**Activity:**
Go through the entries below and tally the lines containing the string "capi"; report only the tally.

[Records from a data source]
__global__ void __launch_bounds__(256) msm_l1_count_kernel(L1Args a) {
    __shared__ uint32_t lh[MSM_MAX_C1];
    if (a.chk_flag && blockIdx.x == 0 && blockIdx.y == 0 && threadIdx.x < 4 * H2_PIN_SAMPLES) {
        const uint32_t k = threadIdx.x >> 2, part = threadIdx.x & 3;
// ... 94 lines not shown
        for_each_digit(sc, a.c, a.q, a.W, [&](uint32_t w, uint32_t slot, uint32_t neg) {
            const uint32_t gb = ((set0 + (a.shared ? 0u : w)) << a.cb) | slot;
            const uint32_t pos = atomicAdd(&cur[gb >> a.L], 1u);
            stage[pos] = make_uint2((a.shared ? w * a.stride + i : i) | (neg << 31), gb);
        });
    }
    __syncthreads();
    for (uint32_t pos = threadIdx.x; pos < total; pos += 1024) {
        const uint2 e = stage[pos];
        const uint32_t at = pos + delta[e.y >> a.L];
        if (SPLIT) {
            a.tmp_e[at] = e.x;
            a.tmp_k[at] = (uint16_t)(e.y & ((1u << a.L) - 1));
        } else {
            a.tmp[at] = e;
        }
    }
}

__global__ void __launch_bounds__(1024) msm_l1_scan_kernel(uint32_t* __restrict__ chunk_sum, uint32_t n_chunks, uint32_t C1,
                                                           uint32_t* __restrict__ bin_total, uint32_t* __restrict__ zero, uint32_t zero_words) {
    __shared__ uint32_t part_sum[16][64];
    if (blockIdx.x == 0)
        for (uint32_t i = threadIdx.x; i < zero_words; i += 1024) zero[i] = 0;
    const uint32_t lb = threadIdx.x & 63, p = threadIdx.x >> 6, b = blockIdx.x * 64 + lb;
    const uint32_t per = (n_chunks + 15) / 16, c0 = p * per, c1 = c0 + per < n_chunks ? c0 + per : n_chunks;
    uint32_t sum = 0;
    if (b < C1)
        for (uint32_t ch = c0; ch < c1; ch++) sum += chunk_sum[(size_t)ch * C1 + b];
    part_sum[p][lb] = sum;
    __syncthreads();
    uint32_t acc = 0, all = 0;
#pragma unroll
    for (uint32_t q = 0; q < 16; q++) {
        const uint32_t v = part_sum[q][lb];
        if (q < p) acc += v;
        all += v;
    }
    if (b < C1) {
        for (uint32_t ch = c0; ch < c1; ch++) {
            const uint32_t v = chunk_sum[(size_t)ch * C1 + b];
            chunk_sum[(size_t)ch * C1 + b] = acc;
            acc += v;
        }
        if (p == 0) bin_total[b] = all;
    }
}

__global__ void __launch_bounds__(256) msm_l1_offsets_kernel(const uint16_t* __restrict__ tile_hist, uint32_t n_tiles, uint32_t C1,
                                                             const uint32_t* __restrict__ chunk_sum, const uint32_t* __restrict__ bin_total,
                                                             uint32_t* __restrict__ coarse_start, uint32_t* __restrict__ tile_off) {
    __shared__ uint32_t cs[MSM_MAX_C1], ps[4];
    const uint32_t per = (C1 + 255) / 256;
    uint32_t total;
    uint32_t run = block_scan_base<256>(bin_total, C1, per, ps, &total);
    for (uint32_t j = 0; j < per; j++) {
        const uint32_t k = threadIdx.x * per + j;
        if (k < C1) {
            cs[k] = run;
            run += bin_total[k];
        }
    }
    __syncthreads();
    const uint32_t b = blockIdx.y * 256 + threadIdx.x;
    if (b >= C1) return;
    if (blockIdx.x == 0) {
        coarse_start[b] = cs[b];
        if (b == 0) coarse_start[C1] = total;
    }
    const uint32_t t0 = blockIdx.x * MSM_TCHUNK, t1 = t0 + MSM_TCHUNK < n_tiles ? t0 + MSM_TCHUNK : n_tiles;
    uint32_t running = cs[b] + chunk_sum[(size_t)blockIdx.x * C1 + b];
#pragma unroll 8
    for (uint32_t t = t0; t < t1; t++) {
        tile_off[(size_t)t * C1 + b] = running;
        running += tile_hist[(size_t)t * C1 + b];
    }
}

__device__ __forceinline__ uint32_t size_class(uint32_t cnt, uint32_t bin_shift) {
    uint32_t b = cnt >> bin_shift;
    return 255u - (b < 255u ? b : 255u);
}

--

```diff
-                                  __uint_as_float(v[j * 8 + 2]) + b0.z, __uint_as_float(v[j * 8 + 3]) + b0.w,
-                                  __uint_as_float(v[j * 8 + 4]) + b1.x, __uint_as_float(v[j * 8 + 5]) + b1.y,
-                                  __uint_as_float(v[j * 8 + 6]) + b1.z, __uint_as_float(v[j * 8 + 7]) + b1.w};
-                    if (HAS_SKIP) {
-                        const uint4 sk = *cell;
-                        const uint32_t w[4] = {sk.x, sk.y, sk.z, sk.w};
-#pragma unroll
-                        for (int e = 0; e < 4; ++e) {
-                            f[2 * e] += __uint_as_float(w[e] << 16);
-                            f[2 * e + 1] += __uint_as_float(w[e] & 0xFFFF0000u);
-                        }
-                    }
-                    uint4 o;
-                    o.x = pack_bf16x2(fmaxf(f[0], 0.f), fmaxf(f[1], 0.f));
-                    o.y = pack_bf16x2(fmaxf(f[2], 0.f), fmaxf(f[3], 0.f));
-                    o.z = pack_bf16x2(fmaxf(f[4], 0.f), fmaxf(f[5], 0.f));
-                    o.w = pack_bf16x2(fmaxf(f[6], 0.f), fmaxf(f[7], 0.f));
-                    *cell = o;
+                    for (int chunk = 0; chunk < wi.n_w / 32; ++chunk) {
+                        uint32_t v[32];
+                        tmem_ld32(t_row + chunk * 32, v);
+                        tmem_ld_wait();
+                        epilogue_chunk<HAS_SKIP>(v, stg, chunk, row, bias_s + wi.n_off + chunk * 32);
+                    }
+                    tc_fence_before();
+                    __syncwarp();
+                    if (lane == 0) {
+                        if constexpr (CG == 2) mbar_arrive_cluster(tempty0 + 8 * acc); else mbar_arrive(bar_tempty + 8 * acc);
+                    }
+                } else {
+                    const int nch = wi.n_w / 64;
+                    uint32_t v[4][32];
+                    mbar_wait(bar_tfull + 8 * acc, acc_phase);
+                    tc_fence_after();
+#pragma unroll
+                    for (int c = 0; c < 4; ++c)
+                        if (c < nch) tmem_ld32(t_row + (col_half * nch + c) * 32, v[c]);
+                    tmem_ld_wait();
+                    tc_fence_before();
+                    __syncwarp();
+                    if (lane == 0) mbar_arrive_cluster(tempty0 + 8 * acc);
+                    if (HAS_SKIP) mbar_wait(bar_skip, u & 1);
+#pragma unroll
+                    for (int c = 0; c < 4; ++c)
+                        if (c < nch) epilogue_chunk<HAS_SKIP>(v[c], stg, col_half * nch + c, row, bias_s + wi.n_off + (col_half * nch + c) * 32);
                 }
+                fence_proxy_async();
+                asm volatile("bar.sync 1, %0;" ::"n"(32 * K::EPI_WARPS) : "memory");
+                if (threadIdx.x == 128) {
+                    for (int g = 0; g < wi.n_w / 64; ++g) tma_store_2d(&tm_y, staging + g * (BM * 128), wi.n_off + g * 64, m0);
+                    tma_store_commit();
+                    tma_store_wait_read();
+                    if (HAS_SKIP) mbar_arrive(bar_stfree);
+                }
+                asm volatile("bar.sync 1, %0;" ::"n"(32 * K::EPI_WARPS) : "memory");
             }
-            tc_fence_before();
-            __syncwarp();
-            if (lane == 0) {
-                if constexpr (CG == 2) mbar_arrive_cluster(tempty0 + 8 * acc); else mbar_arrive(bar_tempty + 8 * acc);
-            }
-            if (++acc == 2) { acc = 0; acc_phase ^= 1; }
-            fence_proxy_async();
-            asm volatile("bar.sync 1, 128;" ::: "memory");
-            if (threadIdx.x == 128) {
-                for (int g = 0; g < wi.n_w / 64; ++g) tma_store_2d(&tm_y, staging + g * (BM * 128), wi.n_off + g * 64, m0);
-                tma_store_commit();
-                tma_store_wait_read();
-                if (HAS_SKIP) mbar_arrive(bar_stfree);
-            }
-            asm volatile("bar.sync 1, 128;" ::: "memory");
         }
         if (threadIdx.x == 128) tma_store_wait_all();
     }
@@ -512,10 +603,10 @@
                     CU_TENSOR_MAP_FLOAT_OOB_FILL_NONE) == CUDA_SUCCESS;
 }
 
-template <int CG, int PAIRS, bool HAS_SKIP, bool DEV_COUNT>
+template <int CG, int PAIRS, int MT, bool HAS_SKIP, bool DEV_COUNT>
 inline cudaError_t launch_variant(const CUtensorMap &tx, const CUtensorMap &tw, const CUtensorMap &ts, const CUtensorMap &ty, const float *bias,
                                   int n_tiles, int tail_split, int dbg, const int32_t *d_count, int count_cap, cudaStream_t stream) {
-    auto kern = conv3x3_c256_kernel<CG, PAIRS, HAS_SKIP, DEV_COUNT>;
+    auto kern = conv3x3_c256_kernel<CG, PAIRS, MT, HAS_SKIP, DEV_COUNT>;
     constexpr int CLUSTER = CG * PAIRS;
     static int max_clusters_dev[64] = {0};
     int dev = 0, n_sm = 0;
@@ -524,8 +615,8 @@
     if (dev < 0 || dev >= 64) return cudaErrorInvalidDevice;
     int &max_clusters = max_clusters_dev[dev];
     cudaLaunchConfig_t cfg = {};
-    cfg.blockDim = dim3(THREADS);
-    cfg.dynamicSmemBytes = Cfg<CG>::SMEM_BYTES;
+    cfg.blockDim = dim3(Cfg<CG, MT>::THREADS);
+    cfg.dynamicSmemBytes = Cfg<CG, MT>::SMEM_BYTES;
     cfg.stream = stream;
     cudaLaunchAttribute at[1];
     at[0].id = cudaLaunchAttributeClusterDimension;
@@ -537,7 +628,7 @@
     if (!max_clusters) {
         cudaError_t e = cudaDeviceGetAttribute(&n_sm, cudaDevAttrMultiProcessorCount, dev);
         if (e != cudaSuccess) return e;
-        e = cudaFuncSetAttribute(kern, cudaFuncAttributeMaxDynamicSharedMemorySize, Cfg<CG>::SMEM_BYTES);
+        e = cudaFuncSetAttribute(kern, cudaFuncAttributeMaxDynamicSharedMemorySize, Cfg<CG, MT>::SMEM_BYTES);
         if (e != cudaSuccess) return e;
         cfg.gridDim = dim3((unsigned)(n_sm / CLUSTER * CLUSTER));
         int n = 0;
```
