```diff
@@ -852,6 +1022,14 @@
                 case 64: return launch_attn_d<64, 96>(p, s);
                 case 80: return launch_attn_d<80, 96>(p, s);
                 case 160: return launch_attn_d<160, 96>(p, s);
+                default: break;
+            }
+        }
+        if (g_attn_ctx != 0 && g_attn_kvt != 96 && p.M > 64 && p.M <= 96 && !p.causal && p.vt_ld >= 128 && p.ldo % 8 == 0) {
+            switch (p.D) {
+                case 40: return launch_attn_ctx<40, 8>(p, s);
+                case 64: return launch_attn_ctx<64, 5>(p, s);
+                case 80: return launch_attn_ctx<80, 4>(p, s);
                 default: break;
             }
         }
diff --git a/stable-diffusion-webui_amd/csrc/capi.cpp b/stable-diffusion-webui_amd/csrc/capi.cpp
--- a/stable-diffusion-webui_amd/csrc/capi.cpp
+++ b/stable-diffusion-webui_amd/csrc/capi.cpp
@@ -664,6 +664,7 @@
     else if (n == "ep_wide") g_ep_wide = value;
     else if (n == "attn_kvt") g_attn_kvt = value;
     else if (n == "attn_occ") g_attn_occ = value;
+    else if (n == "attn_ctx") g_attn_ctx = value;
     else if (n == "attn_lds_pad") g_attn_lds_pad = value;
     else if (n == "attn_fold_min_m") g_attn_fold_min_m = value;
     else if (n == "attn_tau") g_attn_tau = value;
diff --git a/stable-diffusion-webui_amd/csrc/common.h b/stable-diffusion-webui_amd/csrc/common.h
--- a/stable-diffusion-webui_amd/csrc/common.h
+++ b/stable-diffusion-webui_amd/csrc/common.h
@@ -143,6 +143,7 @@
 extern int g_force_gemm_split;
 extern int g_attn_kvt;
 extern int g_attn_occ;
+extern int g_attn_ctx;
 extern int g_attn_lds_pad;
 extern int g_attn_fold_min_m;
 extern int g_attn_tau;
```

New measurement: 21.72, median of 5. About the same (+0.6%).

...

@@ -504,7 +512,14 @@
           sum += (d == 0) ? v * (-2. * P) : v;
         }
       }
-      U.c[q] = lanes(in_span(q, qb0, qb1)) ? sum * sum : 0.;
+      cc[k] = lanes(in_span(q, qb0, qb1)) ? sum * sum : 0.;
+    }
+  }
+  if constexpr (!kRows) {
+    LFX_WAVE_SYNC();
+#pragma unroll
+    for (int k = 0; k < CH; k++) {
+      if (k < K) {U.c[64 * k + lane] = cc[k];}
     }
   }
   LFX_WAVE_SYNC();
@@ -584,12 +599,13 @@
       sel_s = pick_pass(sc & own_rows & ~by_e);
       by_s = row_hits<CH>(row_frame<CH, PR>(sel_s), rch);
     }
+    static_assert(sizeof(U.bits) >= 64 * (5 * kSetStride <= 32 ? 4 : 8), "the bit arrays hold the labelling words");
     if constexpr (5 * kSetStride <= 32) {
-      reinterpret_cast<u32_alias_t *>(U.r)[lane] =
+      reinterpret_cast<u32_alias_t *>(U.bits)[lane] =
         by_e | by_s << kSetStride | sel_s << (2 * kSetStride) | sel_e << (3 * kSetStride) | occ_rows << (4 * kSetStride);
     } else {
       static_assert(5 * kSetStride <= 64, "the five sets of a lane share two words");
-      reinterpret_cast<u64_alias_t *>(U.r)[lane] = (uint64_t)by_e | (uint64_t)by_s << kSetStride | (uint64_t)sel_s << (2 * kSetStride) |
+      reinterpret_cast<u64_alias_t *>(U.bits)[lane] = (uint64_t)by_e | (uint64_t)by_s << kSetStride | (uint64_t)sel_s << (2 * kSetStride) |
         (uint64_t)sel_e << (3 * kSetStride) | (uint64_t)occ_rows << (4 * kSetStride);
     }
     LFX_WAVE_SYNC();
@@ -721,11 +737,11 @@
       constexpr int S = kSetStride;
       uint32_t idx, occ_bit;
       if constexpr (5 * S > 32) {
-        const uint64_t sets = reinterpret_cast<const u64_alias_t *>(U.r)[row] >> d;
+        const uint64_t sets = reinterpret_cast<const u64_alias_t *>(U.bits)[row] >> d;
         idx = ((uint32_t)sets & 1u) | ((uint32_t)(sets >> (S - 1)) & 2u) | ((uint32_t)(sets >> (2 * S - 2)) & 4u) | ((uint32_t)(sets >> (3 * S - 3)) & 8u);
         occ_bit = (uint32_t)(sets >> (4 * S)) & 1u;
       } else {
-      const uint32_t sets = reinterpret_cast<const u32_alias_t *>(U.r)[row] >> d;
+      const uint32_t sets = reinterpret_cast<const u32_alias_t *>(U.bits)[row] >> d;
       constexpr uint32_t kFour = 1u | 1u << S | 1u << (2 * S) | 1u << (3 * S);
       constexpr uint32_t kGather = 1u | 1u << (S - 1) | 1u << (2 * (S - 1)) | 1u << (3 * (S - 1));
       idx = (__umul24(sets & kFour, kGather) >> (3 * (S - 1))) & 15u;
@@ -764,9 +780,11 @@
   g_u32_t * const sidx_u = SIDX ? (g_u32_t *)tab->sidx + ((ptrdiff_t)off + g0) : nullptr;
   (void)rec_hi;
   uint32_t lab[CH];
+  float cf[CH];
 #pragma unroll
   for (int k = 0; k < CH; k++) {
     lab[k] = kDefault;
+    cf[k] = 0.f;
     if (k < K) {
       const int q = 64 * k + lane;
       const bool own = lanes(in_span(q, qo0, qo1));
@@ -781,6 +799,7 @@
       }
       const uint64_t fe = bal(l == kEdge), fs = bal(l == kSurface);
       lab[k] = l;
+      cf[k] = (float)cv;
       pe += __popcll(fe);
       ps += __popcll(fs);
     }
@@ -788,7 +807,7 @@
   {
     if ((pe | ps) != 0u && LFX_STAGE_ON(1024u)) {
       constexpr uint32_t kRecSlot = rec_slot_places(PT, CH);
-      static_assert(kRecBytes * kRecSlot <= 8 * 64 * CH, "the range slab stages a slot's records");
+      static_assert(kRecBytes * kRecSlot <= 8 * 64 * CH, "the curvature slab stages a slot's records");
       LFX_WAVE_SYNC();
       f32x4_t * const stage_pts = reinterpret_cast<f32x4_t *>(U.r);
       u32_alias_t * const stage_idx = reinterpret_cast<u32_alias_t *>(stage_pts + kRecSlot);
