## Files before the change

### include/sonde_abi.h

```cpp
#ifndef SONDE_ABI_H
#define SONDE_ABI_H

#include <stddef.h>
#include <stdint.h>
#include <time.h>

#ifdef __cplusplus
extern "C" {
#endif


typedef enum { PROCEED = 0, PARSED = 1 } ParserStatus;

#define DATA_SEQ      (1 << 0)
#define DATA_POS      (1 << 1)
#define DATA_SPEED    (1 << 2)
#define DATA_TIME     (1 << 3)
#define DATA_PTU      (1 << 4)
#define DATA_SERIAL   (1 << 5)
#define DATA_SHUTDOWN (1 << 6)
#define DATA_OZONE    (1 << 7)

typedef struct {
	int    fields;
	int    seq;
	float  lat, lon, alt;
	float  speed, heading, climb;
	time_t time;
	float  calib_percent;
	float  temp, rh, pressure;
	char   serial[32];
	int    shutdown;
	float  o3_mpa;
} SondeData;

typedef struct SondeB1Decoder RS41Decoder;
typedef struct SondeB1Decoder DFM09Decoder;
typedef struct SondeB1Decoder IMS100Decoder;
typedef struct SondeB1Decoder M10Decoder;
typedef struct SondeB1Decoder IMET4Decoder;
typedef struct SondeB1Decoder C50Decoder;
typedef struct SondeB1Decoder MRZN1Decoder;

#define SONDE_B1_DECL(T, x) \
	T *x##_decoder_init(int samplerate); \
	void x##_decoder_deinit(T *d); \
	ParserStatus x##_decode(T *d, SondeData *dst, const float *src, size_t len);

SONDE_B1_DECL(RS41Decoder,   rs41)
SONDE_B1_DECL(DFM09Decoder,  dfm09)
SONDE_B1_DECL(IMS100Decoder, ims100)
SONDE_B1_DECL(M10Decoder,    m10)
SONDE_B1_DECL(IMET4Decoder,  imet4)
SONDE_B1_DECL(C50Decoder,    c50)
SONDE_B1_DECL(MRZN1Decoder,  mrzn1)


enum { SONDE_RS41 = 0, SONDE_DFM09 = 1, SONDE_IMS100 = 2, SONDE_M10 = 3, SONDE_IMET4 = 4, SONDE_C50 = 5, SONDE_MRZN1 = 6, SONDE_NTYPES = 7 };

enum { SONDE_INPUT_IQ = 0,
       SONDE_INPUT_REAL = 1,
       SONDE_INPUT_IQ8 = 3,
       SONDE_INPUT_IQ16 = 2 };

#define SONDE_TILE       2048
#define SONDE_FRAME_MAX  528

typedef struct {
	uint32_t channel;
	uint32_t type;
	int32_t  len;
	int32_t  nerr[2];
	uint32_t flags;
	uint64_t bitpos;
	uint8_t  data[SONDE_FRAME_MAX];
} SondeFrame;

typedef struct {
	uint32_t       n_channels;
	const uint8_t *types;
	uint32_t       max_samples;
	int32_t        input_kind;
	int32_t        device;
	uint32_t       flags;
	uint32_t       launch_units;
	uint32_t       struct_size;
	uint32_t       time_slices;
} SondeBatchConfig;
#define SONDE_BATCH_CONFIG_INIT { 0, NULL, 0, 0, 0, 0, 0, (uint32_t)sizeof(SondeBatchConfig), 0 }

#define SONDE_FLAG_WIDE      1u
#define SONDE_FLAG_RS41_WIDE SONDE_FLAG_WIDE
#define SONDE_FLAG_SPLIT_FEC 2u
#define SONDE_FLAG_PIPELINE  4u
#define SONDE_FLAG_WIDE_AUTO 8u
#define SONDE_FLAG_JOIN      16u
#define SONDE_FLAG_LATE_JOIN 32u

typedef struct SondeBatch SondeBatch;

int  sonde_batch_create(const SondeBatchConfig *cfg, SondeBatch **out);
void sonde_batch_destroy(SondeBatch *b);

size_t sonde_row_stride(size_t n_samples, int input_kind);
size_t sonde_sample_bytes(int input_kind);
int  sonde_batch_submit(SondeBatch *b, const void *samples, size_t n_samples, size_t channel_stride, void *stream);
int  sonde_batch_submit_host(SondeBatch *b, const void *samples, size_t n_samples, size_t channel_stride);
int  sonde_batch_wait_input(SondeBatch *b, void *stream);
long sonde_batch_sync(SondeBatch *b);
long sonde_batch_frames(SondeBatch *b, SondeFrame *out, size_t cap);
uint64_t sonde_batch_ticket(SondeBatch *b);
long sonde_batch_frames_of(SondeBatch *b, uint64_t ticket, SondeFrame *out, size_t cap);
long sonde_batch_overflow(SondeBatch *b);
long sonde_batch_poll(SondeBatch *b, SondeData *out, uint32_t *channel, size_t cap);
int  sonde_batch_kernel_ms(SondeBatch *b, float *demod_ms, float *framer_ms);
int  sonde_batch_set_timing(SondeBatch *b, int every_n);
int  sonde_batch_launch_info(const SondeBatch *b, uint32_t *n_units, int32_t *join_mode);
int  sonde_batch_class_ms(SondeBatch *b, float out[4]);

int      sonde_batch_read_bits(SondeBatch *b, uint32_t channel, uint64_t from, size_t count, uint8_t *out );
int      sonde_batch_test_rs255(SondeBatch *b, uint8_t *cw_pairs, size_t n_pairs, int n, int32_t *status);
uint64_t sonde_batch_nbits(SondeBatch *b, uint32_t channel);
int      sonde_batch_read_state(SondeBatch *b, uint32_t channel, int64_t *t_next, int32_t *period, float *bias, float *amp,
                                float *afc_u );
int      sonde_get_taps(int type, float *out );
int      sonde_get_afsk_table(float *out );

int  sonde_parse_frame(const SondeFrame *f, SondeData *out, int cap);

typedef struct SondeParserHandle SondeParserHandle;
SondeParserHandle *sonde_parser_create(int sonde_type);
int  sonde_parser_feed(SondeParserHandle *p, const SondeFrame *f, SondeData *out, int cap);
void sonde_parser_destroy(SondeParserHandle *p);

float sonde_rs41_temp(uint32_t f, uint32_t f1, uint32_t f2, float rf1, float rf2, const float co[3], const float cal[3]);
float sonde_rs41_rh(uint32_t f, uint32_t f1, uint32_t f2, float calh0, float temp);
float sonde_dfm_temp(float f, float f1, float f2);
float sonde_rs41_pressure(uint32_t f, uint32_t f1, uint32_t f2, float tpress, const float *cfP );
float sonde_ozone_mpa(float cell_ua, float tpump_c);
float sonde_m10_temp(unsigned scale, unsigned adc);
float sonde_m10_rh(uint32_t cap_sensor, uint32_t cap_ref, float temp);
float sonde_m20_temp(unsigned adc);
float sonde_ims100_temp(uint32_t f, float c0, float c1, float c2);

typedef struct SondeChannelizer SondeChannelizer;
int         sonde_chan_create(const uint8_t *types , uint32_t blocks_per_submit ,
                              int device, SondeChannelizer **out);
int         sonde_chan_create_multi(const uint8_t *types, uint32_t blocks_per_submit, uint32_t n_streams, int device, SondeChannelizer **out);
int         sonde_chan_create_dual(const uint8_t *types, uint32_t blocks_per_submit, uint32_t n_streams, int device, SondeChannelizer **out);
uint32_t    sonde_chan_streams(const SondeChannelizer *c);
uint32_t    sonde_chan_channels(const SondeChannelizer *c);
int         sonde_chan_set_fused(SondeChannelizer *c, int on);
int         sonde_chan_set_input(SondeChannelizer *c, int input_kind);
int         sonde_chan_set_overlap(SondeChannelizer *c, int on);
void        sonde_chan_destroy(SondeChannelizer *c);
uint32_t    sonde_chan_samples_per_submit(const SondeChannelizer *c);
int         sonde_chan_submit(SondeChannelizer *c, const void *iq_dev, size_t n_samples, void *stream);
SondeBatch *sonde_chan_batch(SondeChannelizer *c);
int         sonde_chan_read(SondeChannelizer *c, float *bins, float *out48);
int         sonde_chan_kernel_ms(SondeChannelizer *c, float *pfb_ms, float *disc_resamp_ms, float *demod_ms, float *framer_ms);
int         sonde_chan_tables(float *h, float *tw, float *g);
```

**Result of the task:**
3